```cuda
int sweep_chunk(om_index* ix, const Level& L, int q0, int nqc, bool safe, int sms, cudaStream_t st) {
  const int64_t growth = L.growth;
  const int64_t N = ix->n;
  const int C = L.C, kp = L.kp;
  if (N == 0) {
    fill_i32<<<(nqc + 255) / 256, 256, 0, st>>>(L.count, 0, nqc);
    fill_i32<<<(nqc + 255) / 256, 256, 0, st>>>(reinterpret_cast<int*>(L.thr), static_cast<int>(0xff800000), nqc);
    OM_CUDA(cudaGetLastError());
    return 0;
  }
  const __half* qh = L.qh + static_cast<size_t>(q0) * ix->dpad;
  const float* qf = L.qf + static_cast<size_t>(q0) * ix->d;
  int* overflow = L.status;
  int64_t pos = 0;
  const size_t sel_smem = static_cast<size_t>(C) * 8;
  bool first = true;
  while (pos < N) {
    int64_t step;
    if (first)
      step = std::min<int64_t>(N, C);
    else if (safe)
      step = std::min<int64_t>(N - pos, std::max<int64_t>(256, ((C - kp) / 256) * 256));
    else
      step = std::min<int64_t>(N - pos, (growth - 1) * pos);
    {
      Timed t(ix, st, 0);
      if (L.mode == 0 && ix->storage == OM_I8) {
        const int8_t* qhi = L.q8 + static_cast<size_t>(q0) * ix->dpad;
        const int8_t* qlo = L.q8 + (static_cast<size_t>(L.nq) + q0) * ix->dpad;
        const int64_t pitch = pitch_of(ix->xq, ix->d);
        const int8_t* xrows = ix->xq + pos * pitch;
        const int ncols = static_cast<int>(step);
        cudaError_t e;
        if (first)
          e = launch_scan_i8<true>(qhi, qlo, ix->dpad, L.qsig + q0, xrows, pitch, ix->dpad, nqc, ncols, ix->d, L.thr,
                                   L.cand, L.count, overflow, C, static_cast<uint32_t>(pos), sms, st);
        else
          e = launch_scan_i8<false>(qhi, qlo, ix->dpad, L.qsig + q0, xrows, pitch, ix->dpad, nqc, ncols, ix->d, L.thr,
                                    L.cand, L.count, overflow, C, static_cast<uint32_t>(pos), sms, st);
        if (e != cudaSuccess) return fail(OM_ECUDA, "int8 scan kernel launch failed: %s", cudaGetErrorString(e));
      } else if (L.mode == 0) {
        const __half* xrows = ix->xh + static_cast<size_t>(pos) * ix->dpad;
        cudaError_t e;
        const int ncols = static_cast<int>(step);
        const bool pair = ix->pair_scan != 0 && nqc > kBlockM;
        if (first) {
          EpiScan<true> epi{L.thr, L.cand, L.count, overflow, nqc, ncols, C, static_cast<uint32_t>(pos)};
          e = launch_gemm<128, 3, true, EpiScan<true>, true>(qh, ix->dpad, xrows, ix->dpad, nqc, ncols, ix->d, epi, sms, st, true);
        } else if (pair) {
          const int cq = ix->scan_cq ? ix->scan_cq : 2, cx = ix->scan_cx ? ix->scan_cx : 1;
          int clusters = 0;
          e = launch_scan_cluster(cq, cx, qh, ix->dpad, xrows, ix->dpad, nqc, ncols, ix->d, L.thr, L.cand, L.count,
                                  overflow, C, static_cast<uint32_t>(pos), sms, st);
          if (e == cudaSuccess) e = scan_cluster_capacity(cq, cx, sms, &clusters);
          ix->st_scan_cluster = 10 * cq + cx;
          ix->st_scan_clusters = clusters;
        } else {
          EpiScan<false> epi{L.thr, L.cand, L.count, overflow, nqc, ncols, C, static_cast<uint32_t>(pos)};
          e = launch_gemm<128, 3, true, EpiScan<false>, true>(qh, ix->dpad, xrows, ix->dpad, nqc, ncols, ix->d, epi, sms, st, true);
        }
        if (e != cudaSuccess) return fail(OM_ECUDA, "scan kernel launch failed: %s", cudaGetErrorString(e));
      } else {
        const int nqt = std::max(1, std::min(8, (96 * 1024) / (ix->d * 4)));
        dim3 grid(static_cast<unsigned>(std::min<int64_t>((step + 15) / 16, static_cast<int64_t>(sms) * 4)),
                  static_cast<unsigned>((nqc + nqt - 1) / nqt));
        const size_t smem = static_cast<size_t>(nqt) * ix->d * 4;
        with_rows(ix, [&](const auto* xs) {
          exact_scan_kernel<8, 2><<<grid, 256, smem, st>>>(xs + pos * pitch_of(xs, ix->d), step, static_cast<uint32_t>(pos), qf,
                                                           nqc, ix->d, nqt, L.thr, L.cand, L.count, overflow, C, first ? 1 : 0);
        });
        OM_CUDA(cudaGetLastError());
      }
    }
    {
      Timed t(ix, st, 1);
      select_kernel<<<nqc, 256, sel_smem, st>>>(L.cand, L.count, L.thr, C, kp, first ? static_cast<int>(step) : -1);
    }
    OM_CUDA(cudaGetLastError());
    ix->st_launches += 2;
    pos += step;
    first = false;
    ix->st_rounds++;
  }
  return 0;
}

int finalize_chunk(om_index* ix, const Level& L, int q0, int nqc, float* D, int64_t* I, int k_out, int64_t id_offset,
                   cudaStream_t st) {
  int P2 = 2;
  while (P2 < L.kp) P2 <<= 1;
  const size_t fin_smem = static_cast<size_t>(P2) * 8 + static_cast<size_t>(ix->d) * 4;
  {
    Timed t(ix, st, 2);
    const float* qf = L.qf + static_cast<size_t>(q0) * ix->d;
    with_rows(ix, [&](const auto* xs) {
      finalize_kernel<<<nqc, 256, fin_smem, st>>>(L.cand, L.count, L.C, qf, xs, ix->d, D, I, id_offset, k_out,
                                                  ix->stage_scores);
    });
  }
  OM_CUDA(cudaGetLastError());
  ix->st_launches += 1;
  return 0;
}

#define OM_NCCL(expr)                                                                                   \
  do {                                                                                                  \
    int r__ = (expr);                                                                                   \
    if (r__ != 0) return fail(OM_ECUDA, "%s failed: %s", #expr, nccl_api().GetErrorString(r__));        \
  } while (0)

int merge_parts(const float* Dp, const int64_t* Ip, int64_t stride_d, int64_t stride_i, int nparts, int nq, int k_in,
                int k_out, float* D, int64_t* I, cudaStream_t st) {
  OM_TRY(once_attrs(nullptr));
  if (k_in > 8192) return fail(OM_EINVAL, "om_topk_merge_n: k_in = %d exceeds 8192", k_in);
  if (static_cast<int64_t>(nparts) * k_in <= 8192) {
    int P = 2;
    while (P < nparts * k_in) P <<= 1;
    const size_t smem = static_cast<size_t>(P) * 8 + static_cast<size_t>(nparts) * k_in * 8;
    merge_kernel<<<nq, 256, smem, st>>>(Dp, Ip, stride_d, stride_i, nparts, nq, k_in, k_out, D, I);
    OM_CUDA(cudaGetLastError());
    return 0;
  }
  if (k_in > 4096 || k_out > 4096)
    return fail(OM_EINVAL, "om_topk_merge_n: %d parts x %d entries exceed one merge of 8192 and need k_in, k_out <= 4096 "
                "(got k_in = %d, k_out = %d)", nparts, k_in, k_in, k_out);
  const int g = std::max(2, 8192 / k_in);
  const int ngroups = (nparts + g - 1) / g;
  const int k_mid = static_cast<int>(std::min<int64_t>(k_out, static_cast<int64_t>(g) * k_in));
  float* Dm = nullptr;
  int64_t* Im = nullptr;
  const size_t per = static_cast<size_t>(nq) * k_mid;
  OM_CUDA(cudaMallocAsync(&Dm, per * ngroups * 4, st));
  OM_CUDA(cudaMallocAsync(&Im, per * ngroups * 8, st));
  int rc = 0;
  for (int gi = 0; gi < ngroups && rc == 0; ++gi) {
    const int p0 = gi * g, np = std::min(g, nparts - p0);
    rc = merge_parts(Dp + p0 * stride_d, Ip + p0 * stride_i, stride_d, stride_i, np, nq, k_in, k_mid, Dm + gi * per,
                     Im + gi * per, st);
  }
  if (rc == 0) rc = merge_parts(Dm, Im, static_cast<int64_t>(per), static_cast<int64_t>(per), ngroups, nq, k_mid, k_out, D, I, st);
  cudaFreeAsync(Dm, st);
  cudaFreeAsync(Im, st);
  return rc;
}

int exchange_chunk(om_index* ix, om_comm* comm, const Level& L, int q0, int nqc, float* dD, int64_t* dI, int64_t id_offset,
                   cudaStream_t st) {
  NcclApi& nc = nccl_api();
  const int W = comm->world;
  const ExchangeBlock b = exchange_block(nqc, L.kc);
  OM_TRY(finalize_chunk(ix, L, q0, nqc, reinterpret_cast<float*>(L.send), reinterpret_cast<int64_t*>(L.send + b.off_i), L.kc,
                        id_offset, st));
// ... 257 lines not shown
```

Baseline: 38080.

## Drop producer warps, widen scan tile to three consumer warpgroups with inline TMA issue

Removes the dedicated producer warpgroup and has consumer thread 0 issue TMA loads from the release callback, tracked through shared-memory loader state. Each CTA now covers 192 query rows with three warpgroups of 384 threads, which cuts re-streaming of the corpus tile per query group and adds compute per loaded X tile. The risks are that load issue becomes serialized behind consumer progress, which hurts overlap, and that the register budget shifts: setmaxnreg is gone, so 384 threads share 64K registers and hold 128-float accumulators, which may cause spills. Shared memory per stage also grows.

Measured after the change: 38240 (median of 6 runs). Within noise of the previous version (+0.4%).

```diff
diff --git a/openmatch_b200/csrc/scan_gemm.cuh b/openmatch_b200/csrc/scan_gemm.cuh
--- a/openmatch_b200/csrc/scan_gemm.cuh
+++ b/openmatch_b200/csrc/scan_gemm.cuh
@@ -5,12 +5,13 @@
 
 namespace om {
 
+constexpr int kScanBlockM = 192;
 constexpr int kScanBlockN = 256;
 constexpr int kScanStages = 3;
-constexpr int kScanABytes = kBlockM * kBlockK * 2;
+constexpr int kScanABytes = kScanBlockM * kBlockK * 2;
 constexpr int kScanBBytes = kScanBlockN * kBlockK * 2;
 constexpr int kScanStageBytes = kScanABytes + kScanBBytes;
-constexpr int kScanConsumers = 256;
+constexpr int kScanConsumers = 384;
 constexpr int kScanStash = 4;
 constexpr int kScanStashOffset = kScanStages * kScanStageBytes;
 constexpr int kScanStashBytes = 2 * 2 * kScanStash * kScanConsumers * 8;
@@ -82,7 +83,7 @@
   static_assert((CQ == 2 || CQ == 4) && (CX == 1 || CX == 2), "scan cluster shapes: CQ in {2, 4}, CX in {1, 2}");
   static constexpr int kSize = CQ * CX;
   static constexpr int kShare = CQ + CX - 1;
-  static constexpr int kQRows = kBlockM / CX;
+  static constexpr int kQRows = kScanBlockM / CX;
   static constexpr int kXRows = kScanBlockN / CQ;
   static constexpr int kEmptyArrivals = kShare * (kScanConsumers / 32);
   __device__ static uint32_t peer_rank(uint32_t rank, int j) {
@@ -106,7 +107,7 @@
 };
 
 template <int CQ, int CX>
-__global__ void __launch_bounds__(kGemmProducerThreads + kScanConsumers, 1)
+__global__ void __launch_bounds__(kScanConsumers, 1)
 scan_wide_kernel(const __grid_constant__ CUtensorMap tmQ, const __grid_constant__ CUtensorMap tmX, int K,
                  const float* __restrict__ thr, unsigned long long* cand, int* count, int* overflow, int nq, int n_cols,
                  int C, uint32_t row_base) {
@@ -121,129 +122,132 @@
   const int warp = __shfl_sync(0xffffffffu, static_cast<int>(threadIdx.x >> 5), 0);
   const int lane = static_cast<int>(threadIdx.x & 31);
 
-  if (warp == 0 && lane == 0) {
+  if (threadIdx.x == 0) {
     tma_prefetch_desc(&tmQ);
     tma_prefetch_desc(&tmX);
-  }
-  if (warp == 1 && lane == 0) {
     ring_init(full_bar, empty_bar, kScanStages, Cl::kEmptyArrivals);
     fence_barrier_init();
   }
   cluster_sync_all();
 
-  const int qgroups = (nq + CQ * kBlockM - 1) / (CQ * kBlockM);
+  const int qgroups = (nq + CQ * kScanBlockM - 1) / (CQ * kScanBlockM);
   const int num_tiles = qgroups * ((n_cols + CX * kScanBlockN - 1) / (CX * kScanBlockN));
   const int num_k = (K + kBlockK - 1) / kBlockK;
 
-  if (warp < 4) {
-    setmaxnreg_dec<40>();
-    if (warp == 0 && lane == 0) {
-      const uint16_t qmask = Cl::q_mask(rank), xmask = Cl::x_mask(rank);
-      Ring<kScanStages> ring;
-      for (int tile = static_cast<int>(cluster_id_x()); tile < num_tiles; tile += static_cast<int>(cluster_count_x())) {
-        const int m_blk = (tile % qgroups) * CQ + qa;
-        const int n_blk = (tile / qgroups) * CX + xb;
-        for (int kb = 0; kb < num_k; ++kb) {
-          uint64_t* bar = ring_acquire_tx(full_bar, empty_bar, ring, kScanStageBytes, 30);
-          uint8_t* sa = smem + ring.stage * kScanStageBytes;
-          if constexpr (CX == 1)
-            tma_load_2d(sa, &tmQ, bar, kb * kBlockK, m_blk * kBlockM);
-          else
-            tma_load_2d_multicast(sa + xb * (Cl::kQRows * kBlockK * 2), &tmQ, bar, kb * kBlockK,
-                                  m_blk * kBlockM + xb * Cl::kQRows, qmask);
-          tma_load_2d_multicast(sa + kScanABytes + qa * (Cl::kXRows * kBlockK * 2), &tmX, bar, kb * kBlockK,
-                                n_blk * kScanBlockN + qa * Cl::kXRows, xmask);
-          ring.advance();
-        }
+  __shared__ struct {
+    int tile, kb, q_row, x_row;
+    uint32_t stage, phase;
+  } ld;
+  auto seek = [&](int tile) {
+    ld.tile = tile;
+    ld.kb = 0;
+    ld.q_row = ((tile % qgroups) * CQ + qa) * kScanBlockM + xb * Cl::kQRows;
+    ld.x_row = ((tile / qgroups) * CX + xb) * kScanBlockN + qa * Cl::kXRows;
+  };
+  auto load_next = [&]() {
+    if (ld.tile >= num_tiles) return;
+    Ring<kScanStages> r;
+    r.stage = ld.stage;
+    r.phase = ld.phase;
+    uint64_t* bar = ring_acquire_tx(full_bar, empty_bar, r, kScanStageBytes, 30);
+    uint8_t* sa = smem + r.stage * kScanStageBytes;
+    if constexpr (CX == 1)
+      tma_load_2d(sa, &tmQ, bar, ld.kb * kBlockK, ld.q_row);
+    else
+      tma_load_2d_multicast(sa + xb * (Cl::kQRows * kBlockK * 2), &tmQ, bar, ld.kb * kBlockK, ld.q_row,
+                            Cl::q_mask(rank));
+    tma_load_2d_multicast(sa + kScanABytes + qa * (Cl::kXRows * kBlockK * 2), &tmX, bar, ld.kb * kBlockK, ld.x_row,
+                          Cl::x_mask(rank));
+    r.advance();
+    ld.stage = r.stage;
+    ld.phase = r.phase;
+    if (++ld.kb == num_k) seek(ld.tile + static_cast<int>(cluster_count_x()));
+  };
+  if (threadIdx.x == 0) {
+    ld.stage = ld.phase = 0;
+    seek(static_cast<int>(cluster_id_x()));
+    for (int s = 0; s < kScanStages; ++s) load_next();
+  }
+
+  const int et = static_cast<int>(threadIdx.x);
+  const int wg = et >> 7;
+  const int q4 = lane & 3;
+  const int frow = 64 * wg + 16 * (warp & 3) + (lane >> 2);
+  Ring<kScanStages> ring;
+  int buf = 0;
+  int p_cnt = 0, p_pos0 = 0, p_pos1 = 0, p_row = 0;
+  auto drain = [&]() {
+    if (!__any_sync(0xffffffffu, (p_cnt & 0xffff) != 0)) return;
+    const int n0 = p_cnt & 0xff, n1 = (p_cnt >> 8) & 0xff;
+    const int b0 = __shfl_sync(0xffffffffu, p_pos0, lane & ~3) + ((p_cnt >> 16) & 0xff);
+    const int b1 = __shfl_sync(0xffffffffu, p_pos1, lane & ~3) + (p_cnt >> 24);
+    const unsigned long long* s = stash + (buf ^ 1) * (2 * kScanStash * kScanConsumers) + et;
+    unsigned long long* m0 = cand + static_cast<size_t>(p_row) * C;
+    unsigned long long* m1 = cand + static_cast<size_t>(p_row + 8) * C;
+    for (int j = 0; j < n0; ++j)
+      if (b0 + j < C) m0[b0 + j] = s[j * kScanConsumers];
+    for (int j = 0; j < n1; ++j)
+      if (b1 + j < C) m1[b1 + j] = s[(kScanStash + j) * kScanConsumers];
+    if ((n0 > 0 && b0 + n0 > C) || (n1 > 0 && b1 + n1 > C)) *overflow = 1;
+    p_cnt = 0;
+  };
+
+  auto release = [&](uint32_t s) {
+    if (lane == 0) {
+      mbar_arrive(&empty_bar[s]);
+#pragma unroll 1
+      for (int j = 0; j < Cl::kShare - 1; ++j) mbar_arrive_remote(&empty_bar[s], Cl::peer_rank(rank, j));
+      if (warp == 0) load_next();
+    }
+    __syncwarp();
+  };
+
+  for (int tile = static_cast<int>(cluster_id_x()); tile < num_tiles; tile += static_cast<int>(cluster_count_x())) {
+    const int m_blk = (tile % qgroups) * CQ + qa;
+    const int n_blk = (tile / qgroups) * CX + xb;
+    const int row0 = m_blk * kScanBlockM + frow, row1 = row0 + 8;
+    const float inf = __int_as_float(0x7f800000);
+    const float t0 = row0 < nq ? thr[row0] : inf, t1 = row1 < nq ? thr[row1] : inf;
+    float acc[128];
+#pragma unroll
+    for (int i = 0; i < 128; ++i) acc[i] = 0.f;
+    ring_consume(
+        full_bar, ring, 0, num_k, 31,
+        [&](uint32_t stage, uint32_t accumulate) {
+          const uint32_t a_addr = smem_u32(smem + stage * kScanStageBytes) + wg * (64 * 128);
+          const uint32_t b_addr = smem_u32(smem + stage * kScanStageBytes + kScanABytes);
+#pragma unroll
+          for (int k = 0; k < kBlockK / kWgmmaK; ++k)
+            wgmma_m64n256k16_f16<0, 0>(acc, wgmma_desc(a_addr + k * 32, kDescKMajorSW128),
+                                       wgmma_desc(b_addr + k * 32, kDescKMajorSW128), (accumulate | k) != 0 ? 1u : 0u);
+        },
+        release);
+    wgmma_fence_regs(acc);
+
+    drain();
+    const int col0 = n_blk * kScanBlockN;
+    const int lim = n_cols - col0;
+    unsigned long long* sb = stash + buf * (2 * kScanStash * kScanConsumers) + et;
+    const int k0 = scan_filter_row<0>(acc, t0, row0, lim, q4, col0, sb, cand, count, overflow, C, row_base);
+    const int k1 = scan_filter_row<1>(acc, t1, row1, lim, q4, col0, sb + kScanStash * kScanConsumers, cand, count,
+                                      overflow, C, row_base);
+    if (__any_sync(0xffffffffu, (k0 | k1) != 0)) {
+      int x0 = k0, x1 = k1;
+      int y0 = __shfl_up_sync(0xffffffffu, x0, 1, 4), y1 = __shfl_up_sync(0xffffffffu, x1, 1, 4);
+      if (q4 >= 1) x0 += y0, x1 += y1;
+      y0 = __shfl_up_sync(0xffffffffu, x0, 2, 4), y1 = __shfl_up_sync(0xffffffffu, x1, 2, 4);
+      if (q4 >= 2) x0 += y0, x1 += y1;
+      const int n0 = __shfl_sync(0xffffffffu, x0, lane | 3), n1 = __shfl_sync(0xffffffffu, x1, lane | 3);
+      if (q4 == 0) {
+        if (n0 > 0) p_pos0 = atomicAdd(count + row0, n0);
+        if (n1 > 0) p_pos1 = atomicAdd(count + row1, n1);
       }
+      p_cnt = k0 | k1 << 8 | (x0 - k0) << 16 | (x1 - k1) << 24;
+      p_row = row0;
+      buf ^= 1;
     }
-  } else {
-    setmaxnreg_inc<232>();
-    const int et = static_cast<int>(threadIdx.x) - kGemmProducerThreads;
-    const int wg = et >> 7;
-    const int q4 = lane & 3;
-    const int frow = 64 * wg + 16 * (warp & 3) + (lane >> 2);
-    Ring<kScanStages> ring;
-    int buf = 0;
-    int p_n0 = 0, p_n1 = 0, p_excl0 = 0, p_excl1 = 0, p_pos0 = 0, p_pos1 = 0, p_row = 0, p_buf = 0;
-    auto drain = [&]() {
-      if (!__any_sync(0xffffffffu, (p_n0 | p_n1) != 0)) return;
-      const int b0 = __shfl_sync(0xffffffffu, p_pos0, lane & ~3) + p_excl0;
-      const int b1 = __shfl_sync(0xffffffffu, p_pos1, lane & ~3) + p_excl1;
-      const unsigned long long* s = stash + p_buf * (2 * kScanStash * kScanConsumers) + et;
-      unsigned long long* m0 = cand + static_cast<size_t>(p_row) * C;
-      unsigned long long* m1 = cand + static_cast<size_t>(p_row + 8) * C;
-      for (int j = 0; j < p_n0; ++j)
-        if (b0 + j < C) m0[b0 + j] = s[j * kScanConsumers];
-      for (int j = 0; j < p_n1; ++j)
-        if (b1 + j < C) m1[b1 + j] = s[(kScanStash + j) * kScanConsumers];
-      if ((p_n0 > 0 && b0 + p_n0 > C) || (p_n1 > 0 && b1 + p_n1 > C)) *overflow = 1;
-      p_n0 = p_n1 = 0;
-    };
-
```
________
**Exercise description:**
In the listing above, which lines include the string "csrc"? Return every one of them.

**Output:**
diff --git a/openmatch_b200/csrc/scan_gemm.cuh b/openmatch_b200/csrc/scan_gemm.cuh
--- a/openmatch_b200/csrc/scan_gemm.cuh
+++ b/openmatch_b200/csrc/scan_gemm.cuh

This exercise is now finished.